One thing I find a bit odd, thinking about these books, is not just that ‘sweet and gentle Kafkaesque storytelling’ turns out not to be an oxymoron. What’s odd is more that my sense this kind of Kafkaesque isn’t so hard to do, so you should do it really well. Just make a hapless round-headed bald kid/old man, to whom random but portentous things happen. Writes itself. So you have to write it really well. (But even if you don’t, it will still be lots of fun. It’s a winner of a sub-genre formula.)

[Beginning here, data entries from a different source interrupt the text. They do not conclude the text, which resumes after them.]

template <int PRO>
__global__ __launch_bounds__(256) void wgrad_kernel(WgradArgs g) {
  constexpr int SY = 68;
  constexpr int MR = 64;
  __shared__ __attribute__((aligned(16))) float Ys[MR * SY];
  __shared__ __attribute__((aligned(16))) float Xs[MR * SY];
  const se_gemm_desc& d = g.d;
  const int tid = threadIdx.x, lane = tid & 63, wave = tid >> 6;
  const int ncb = (d.C + 63) / 64;
  const int nnb = (d.N + 63) / 64;
  const WorkId wk_ = decode_work(d.ntap * ncb * nnb, g.nchunks, 0);
  if (wk_.outer >= g.nchunks) return;
  const int chunk = wk_.outer, tc = wk_.inner / nnb, nb = wk_.inner - tc * nnb;
  const int tap = tc / ncb, cb = tc - tap * ncb;
// ... 1091 lines not shown
    }
    {
      float4 v0 = fix(rn[0], !XW, nq, nok, (!XW && PRO == SE_PRO_LN) ? sn[0] : make_float2(0.f, 0.f), psn, pbn, mb + 2 * nrp);
      float4 v1 = fix(rn[1], !XW, nq, nok, (!XW && PRO == SE_PRO_LN) ? sn[1] : make_float2(0.f, 0.f), psn, pbn, mb + 2 * nrp + 1);
      if (XW && do_bias) { bsum.x += v0.x + v1.x; bsum.y += v0.y + v1.y; bsum.z += v0.z + v1.z; bsum.w += v0.w + v1.w; }
      float a4[4] = {v0.x, v0.y, v0.z, v0.w}, b4[4] = {v1.x, v1.y, v1.z, v1.w};
      unsigned* cell = reinterpret_cast<unsigned*>(&Ns[((nrp >> 2) * NARROW) * 8 + 2 * (nrp & 3)]);
      const int tq = tid & 15;
      if constexpr (F16) {
#pragma unroll
        for (int j = 0; j < 4; ++j) {
          const float ya = a4[j] * s_narrow, yb = b4[j] * s_narrow;
          const unsigned w = pk_f16_(ya, yb);
          const f16x2_ hh = __builtin_bit_cast(f16x2_, w);
          const int pc = (16 * j + ((tq + 4 * j) & 15)) * 8;
          cell[pc / 2] = w;
          cell[(NPLN + pc) / 2] = pk_f16_(ya - (float)hh[0], yb - (float)hh[1]);
        }
      } else {
#pragma unroll
        for (int q = 0; q < 3; ++q)
#pragma unroll
          for (int j = 0; j < 4; ++j) {
            const unsigned w = pk_bf16_(a4[j], b4[j]);
            cell[(q * NPLN + (16 * j + ((tq + 4 * j) & 15)) * 8) / 2] = w;
            if (q < 2) { a4[j] -= __builtin_bit_cast(float, w << 16); b4[j] -= __builtin_bit_cast(float, w & 0xffff0000u); }
          }
      }
    }
    __syncthreads();
    if (mb + MR < mend) load_tiles(mb + MR);
    if (active) {
#pragma unroll
      for (int s = 0; s < 2; ++s) {
        bf16x8 af[2][NP], bf[2][NP];
#pragma unroll
        for (int t = 0; t < 2; ++t)
#pragma unroll
          for (int q = 0; q < NP; ++q) {
            af[t][q] = *reinterpret_cast<const bf16x8*>(abase + q * APL + 2 * s * AOC + aoff[t]);
            bf[t][q] = *reinterpret_cast<const bf16x8*>(bbase + q * BPL + 2 * s * BOC + boff[t]);
          }
#pragma unroll
        for (int ord = NP - 1; ord >= 0; --ord)
#pragma unroll
          for (int qa = 0; qa <= ord; ++qa)
#pragma unroll
            for (int a = 0; a < 2; ++a)
#pragma unroll
              for (int b = 0; b < 2; ++b)
                acc[a][b] = mfma32_<F16>(af[a][qa], bf[b][ord - qa], acc[a][b]);
      }
    }
    __syncthreads();
  }
  __builtin_amdgcn_s_waitcnt(0x0F70);
  const int wn = XW ? 0 : wave, wc = XW ? wave : 0;
#pragma unroll
  for (int a = 0; a < 2; ++a)
#pragma unroll
    for (int b = 0; b < 2; ++b) {
      const int c = (wc * 2 + b) * 32 + l31;
#pragma unroll
      for (int r = 0; r < 16; ++r) {
        const int n = (wn * 2 + a) * 32 + (r & 3) + 8 * (r >> 2) + 4 * half;
        if (n < d.N && c < d.C) atomicAdd(&g.dW[(long)n * d.ldw + c], d.alpha * unscale * acc[a][b][r]);
      }
    }
  if (do_bias) {
    float* red = reinterpret_cast<float*>(Ws);
    constexpr int NG = XW ? 16 : 4, NC = XW ? NARROW : WIDE;
    const int grp = XW ? nrp : wave, c0 = XW ? nq : wq;
    *reinterpret_cast<float4*>(&red[grp * NC + c0]) = bsum;
    __syncthreads();
    if (tid < NC && tid < d.N) {
      float s_ = 0.f;
#pragma unroll
      for (int r = 0; r < NG; ++r) s_ += red[r * NC + tid];
      atomicAdd(&g.dbias[tid], d.alpha * s_);
    }
  }
}

template <int SH>
static int launch_wgrad_lin_f16(const se_gemm_desc* d, const WgradArgs& g, dim3 grid, hipStream_t s) {
  const dim3 block(256);
  switch (d->prologue) {
    case SE_PRO_NONE: hipLaunchKernelGGL((wgrad_lin_bf16_kernel<SE_PRO_NONE, SH, true>), grid, block, 0, s, g); break;
    case SE_PRO_LN: hipLaunchKernelGGL((wgrad_lin_bf16_kernel<SE_PRO_LN, SH, true>), grid, block, 0, s, g); break;
    case SE_PRO_SWISH: hipLaunchKernelGGL((wgrad_lin_bf16_kernel<SE_PRO_SWISH, SH, true>), grid, block, 0, s, g); break;
    case SE_PRO_AFFINE_SWISH: hipLaunchKernelGGL((wgrad_lin_bf16_kernel<SE_PRO_AFFINE_SWISH, SH, true>), grid, block, 0, s, g); break;
    case SE_PRO_SWISH_DROP: hipLaunchKernelGGL((wgrad_lin_bf16_kernel<SE_PRO_SWISH_DROP, SH, true>), grid, block, 0, s, g); break;
    default: return se_fail("wgrad: no scaled split-fp16 kernel for prologue %d", d->prologue);
  }
  return se_check_launch("se_gemm_tap_wgrad(lin f16x3)");
}

template <int SH>
static int launch_wgrad_lin_bf16(const se_gemm_desc* d, const WgradArgs& g, dim3 grid, hipStream_t s) {
  const dim3 block(256);
  switch (d->prologue) {
    case SE_PRO_NONE: hipLaunchKernelGGL((wgrad_lin_bf16_kernel<SE_PRO_NONE, SH>), grid, block, 0, s, g); break;
    case SE_PRO_LN: hipLaunchKernelGGL((wgrad_lin_bf16_kernel<SE_PRO_LN, SH>), grid, block, 0, s, g); break;
    case SE_PRO_SWISH: hipLaunchKernelGGL((wgrad_lin_bf16_kernel<SE_PRO_SWISH, SH>), grid, block, 0, s, g); break;
    case SE_PRO_AFFINE_SWISH: hipLaunchKernelGGL((wgrad_lin_bf16_kernel<SE_PRO_AFFINE_SWISH, SH>), grid, block, 0, s, g); break;
    case SE_PRO_SWISH_DROP: hipLaunchKernelGGL((wgrad_lin_bf16_kernel<SE_PRO_SWISH_DROP, SH>), grid, block, 0, s, g); break;
    case SE_PRO_DROP: hipLaunchKernelGGL((wgrad_lin_bf16_kernel<SE_PRO_DROP, SH>), grid, block, 0, s, g); break;
    default: return se_fail("wgrad: unknown prologue %d", d->prologue);
  }
  return se_check_launch("se_gemm_tap_wgrad(lin bf16x6)");
}

static thread_local int g_wgrad_kind = 0;
extern "C" int se_gemm_tap_wgrad_last_kind(void) { return g_wgrad_kind; }
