template <int NV, int NP>
__device__ __forceinline__ void offdiag_emit(const LinParams& p, OutStage<NV, NP>& S, bool valid, int i, int j, int64_t bt,
                                             const double* __restrict__ xg, double dt, int pass = 0) {
  constexpr int n = 2 * NV, mm = NV;
  constexpr int RW = 16, NJ = (n + RW - 1) / RW, GRP = LBS / RW, PPG = NP / GRP, NB = NP == LBS ? 2 : 1;
  static_assert(PPG % NB == 0, "points per group");
  const double eps = sqrt(sqrt(DBL_EPSILON));
  const double eps2 = eps * eps;
  const int lane = threadIdx.x;
  if (lane / NP == pass) S.pij[lane % NP] = i | (j << 8) | ((valid ? 1 : 0) << 16);
  double* const fxx = p.fxx + bt * n * n * n;
  double* const fux = p.fux + bt * n * mm * n;
  double* const fuu = p.fuu + bt * n * mm * mm;
  const double* const fxb = p.fx + bt * n * n;
  const double* const fub = p.fu + bt * n * mm;
  __syncthreads();
  const int kk = lane % RW, grp = lane / RW;
  const double* f0 = p.f_val + bt * n;
  double f0k[NJ], xk[NJ], xvk[NJ];
#pragma unroll
  for (int jx = 0; jx < NJ; ++jx) {
    const int k = kk + RW * jx;
    const int kc = k < n ? k : n - 1;
    f0k[jx] = f0[kc];
    xk[jx] = xg[kc];
    xvk[jx] = kc < NV ? xg[NV + kc] : 0.0;
  }
  if (DEV_NO_EMIT) return;
  for (int pt = 0; pt < PPG; pt += NB) {
    double a1[NB][NJ], a2[NB][NJ], d1[NB][NJ], d2[NB][NJ];
    double* o0[NB];
    double* o1[NB];
    int ie[NB], je[NB], ee[NB];
#pragma unroll
    for (int u = 0; u < NB; ++u) {
      const int e = (pt + u) * GRP + grp;
      ee[u] = e;
      const int pk = S.pij[e];
      const int i1 = pk & 255, j1 = (pk >> 8) & 255;
      ie[u] = i1;
      je[u] = j1;
      const bool at_x_1 = i1 < n, at_x_2 = j1 < n;
      const int idx_1 = at_x_1 ? i1 : i1 - n, idx_2 = at_x_2 ? j1 : j1 - n;
      double* tensor;
      int L;
      if (at_x_1) { if (at_x_2) { tensor = fxx; L = n; } else { tensor = fux; L = mm; } }
      else { tensor = fuu; L = mm; }
      o0[u] = (pk >> 16) ? tensor + (int64_t)idx_2 * n + (int64_t)idx_1 * n * L : nullptr;
      o1[u] = ((pk >> 16) && at_x_1 == at_x_2 && !p.skip_qv_mirror) ? tensor + (int64_t)idx_1 * n + (int64_t)idx_2 * n * L : nullptr;
      if (o0[u]) {
        const double* q0 = at_x_1 ? fxb + (int64_t)idx_1 * n : fub + (int64_t)idx_1 * n;
        const double* q1 = at_x_2 ? fxb + (int64_t)idx_2 * n : fub + (int64_t)idx_2 * n;
        const double* q2 = at_x_1 ? fxx + (int64_t)idx_1 * n + (int64_t)idx_1 * n * n : fuu + (int64_t)idx_1 * n + (int64_t)idx_1 * n * mm;
        const double* q3 = at_x_2 ? fxx + (int64_t)idx_2 * n + (int64_t)idx_2 * n * n : fuu + (int64_t)idx_2 * n + (int64_t)idx_2 * n * mm;
#pragma unroll
        for (int jx = 0; jx < NJ; ++jx) {
          const int k = kk + RW * jx;
          const int kc = k < n ? k : n - 1;
          a1[u][jx] = q0[kc]; a2[u][jx] = q1[kc]; d1[u][jx] = q2[kc]; d2[u][jx] = q3[kc];
        }
      }
    }
#pragma unroll
    for (int u = 0; u < NB; ++u) {
      if (!o0[u]) continue;
#pragma unroll
      for (int jx = 0; jx < NJ; ++jx) {
        const int k = kk + RW * jx;
        if (k >= n) continue;
        if (p.skip_top && k < NV && !((ie[u] < n && ie[u] % NV == k) || (je[u] < n && je[u] % NV == k))) continue;
        double xs = k == ie[u] ? xk[jx] + eps : xk[jx];
        if (k == je[u]) xs = xs + eps;
        double fv;
        if (k < NV) {
          double xv = (NV + k) == ie[u] ? xvk[jx] + eps : xvk[jx];
          if (NV + k == je[u]) xv = xv + eps;
          const double vo = dt * xv;
          fv = xs + vo;
        } else {
          fv = xs + S.qdd[ee[u] * (NV + 1) + (k - NV)] * dt;
        }
        double df = fv - f0k[jx];
        df -= eps * a1[u][jx];
        df -= eps * a2[u][jx];
        df *= 2;
        const double val = 0.5 * (df / eps2 - d1[u][jx] - d2[u][jx]);
        o0[u][k] = val;
        if (o1[u]) o1[u][k] = val;
      }
    }
  }
}

template <int NV>
struct RowStage {
  double q[(NV + 2) * (NV + 1)];
};

template <int NV, bool DIAG_ROW, class ST>
__device__ __forceinline__ void rowblock_emit(const ST& S, int lane, int i, int jb, double* __restrict__ out, double* __restrict__ mirror,
                                              int64_t mstride, const double* __restrict__ a2, const double* __restrict__ d2, int64_t dstride,
                                              double dt, const double* __restrict__ f0g, const double* __restrict__ a1g,
                                              double* __restrict__ d1g, const double* __restrict__ xg, bool skip_top = false) {
  constexpr int n = 2 * NV, RW = 16, NJ = (n + RW - 1) / RW, CG = LBS / RW, NIT = (NV + CG - 1) / CG;
  const int r1 = i % NV;
  const double eps = sqrt(sqrt(DBL_EPSILON));
  const double eps2 = eps * eps;
  const int kk = lane % RW, cg = lane / RW;
  double xk[NJ], xvk[NJ], f0k[NJ], a1k[NJ], d1k[NJ];
#pragma unroll
  for (int j = 0; j < NJ; ++j) {
    const int k = kk + RW * j;
    const int kc = k < n ? k : n - 1;
    f0k[j] = f0g[kc];
    a1k[j] = a1g[kc];
    double x = xg[kc];
    if (kc == i) x = x + eps;
    xk[j] = x;
    double xv = xg[kc < NV ? NV + kc : kc];
    if (NV + kc == i) xv = xv + eps;
    xvk[j] = xv;
    if constexpr (DIAG_ROW) {
      double fv;
      if (kc < NV) {
        const double vo = dt * xv;
        fv = x + vo;
      } else {
        fv = x + S.q[NV * (NV + 1) + (kc - NV)] * dt;
      }
      double df = fv - f0k[j];
      df -= eps * a1k[j];
      df *= 2;
      const double dd = df / eps2;
      d1k[j] = dd;
      if (cg == 0 && k < n && !(skip_top && k < NV && k != r1)) d1g[k] = dd;
    } else {
      d1k[j] = d1g[kc];
    }
  }
  double va2[2][NJ], vd2[2][NJ];
  auto fetch = [&](int it, double (&A)[NJ], double (&D)[NJ]) {
    const int c = it * CG + cg;
    const int cc = c < NV ? c : NV - 1;
#pragma unroll
    for (int j = 0; j < NJ; ++j) {
      const int k = kk + RW * j;
      const int kc = k < n ? k : n - 1;
      A[j] = a2[kc + cc * n];
      D[j] = d2[kc + cc * dstride];
    }
  };
  auto form = [&](int it, const double (&A)[NJ], const double (&D)[NJ]) {
    const int c = it * CG + cg;
    const bool cv = c < NV;
    const int cc = cv ? c : NV - 1;
    const int jp = jb + cc;
#pragma unroll
    for (int j = 0; j < NJ; ++j) {
      const int k = kk + RW * j;
      if (!(cv && k < n)) continue;
      if (skip_top && k < NV && k != r1 && !(jp < n && jp % NV == k)) continue;
      double x = xk[j];
      if (k == jp) x = x + eps;
      double fv;
      if (k < NV) {
        double xv = xvk[j];
        if (NV + k == jp) xv = xv + eps;
        const double vo = dt * xv;
        fv = x + vo;
      } else {
        fv = x + S.q[cc * (NV + 1) + (k - NV)] * dt;
      }
      double df = fv - f0k[j];
      df -= eps * a1k[j];
      df -= eps * A[j];
      df *= 2;
      const double val = 0.5 * (df / eps2 - d1k[j] - D[j]);
      out[k + c * n] = val;
      if (mirror) mirror[k + c * mstride] = val;
    }
  };
  if (DEV_NO_EMIT) return;
  fetch(0, va2[0], vd2[0]);
  for (int it = 0; it < NIT; it += 2) {
    if (it + 1 < NIT) fetch(it + 1, va2[1], vd2[1]);
    form(it, va2[0], vd2[0]);
    if (it + 1 < NIT) {
      if (it + 2 < NIT) fetch(it + 2, va2[0], vd2[0]);
      form(it + 1, va2[1], vd2[1]);
    }
  }
}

And by the by. I’m organizing a book event around Douglas Wolk’s Reading Comics [amazon]. A fine book, in my judgment, soon to come out in paperback. It will be hosted loosely at the Valve but, this being the internet, anyone with their own soap box who wants to join the converation is probably welcome. We haven’t settled a date yet. Maybe 4-6 weeks? But it’s definitely going to happen. I have some freebie review copies to give away. I’ve decided to give a few to anyone who sends me an email out of the blue, explaining why they deserve a free copy. Or, alternatively, leaving an impressively clever comment to the post, achieving the same. (By bothering to read to the end of this post, you have already passed the first test, grasshopper. Clearly you have some interest in comics.)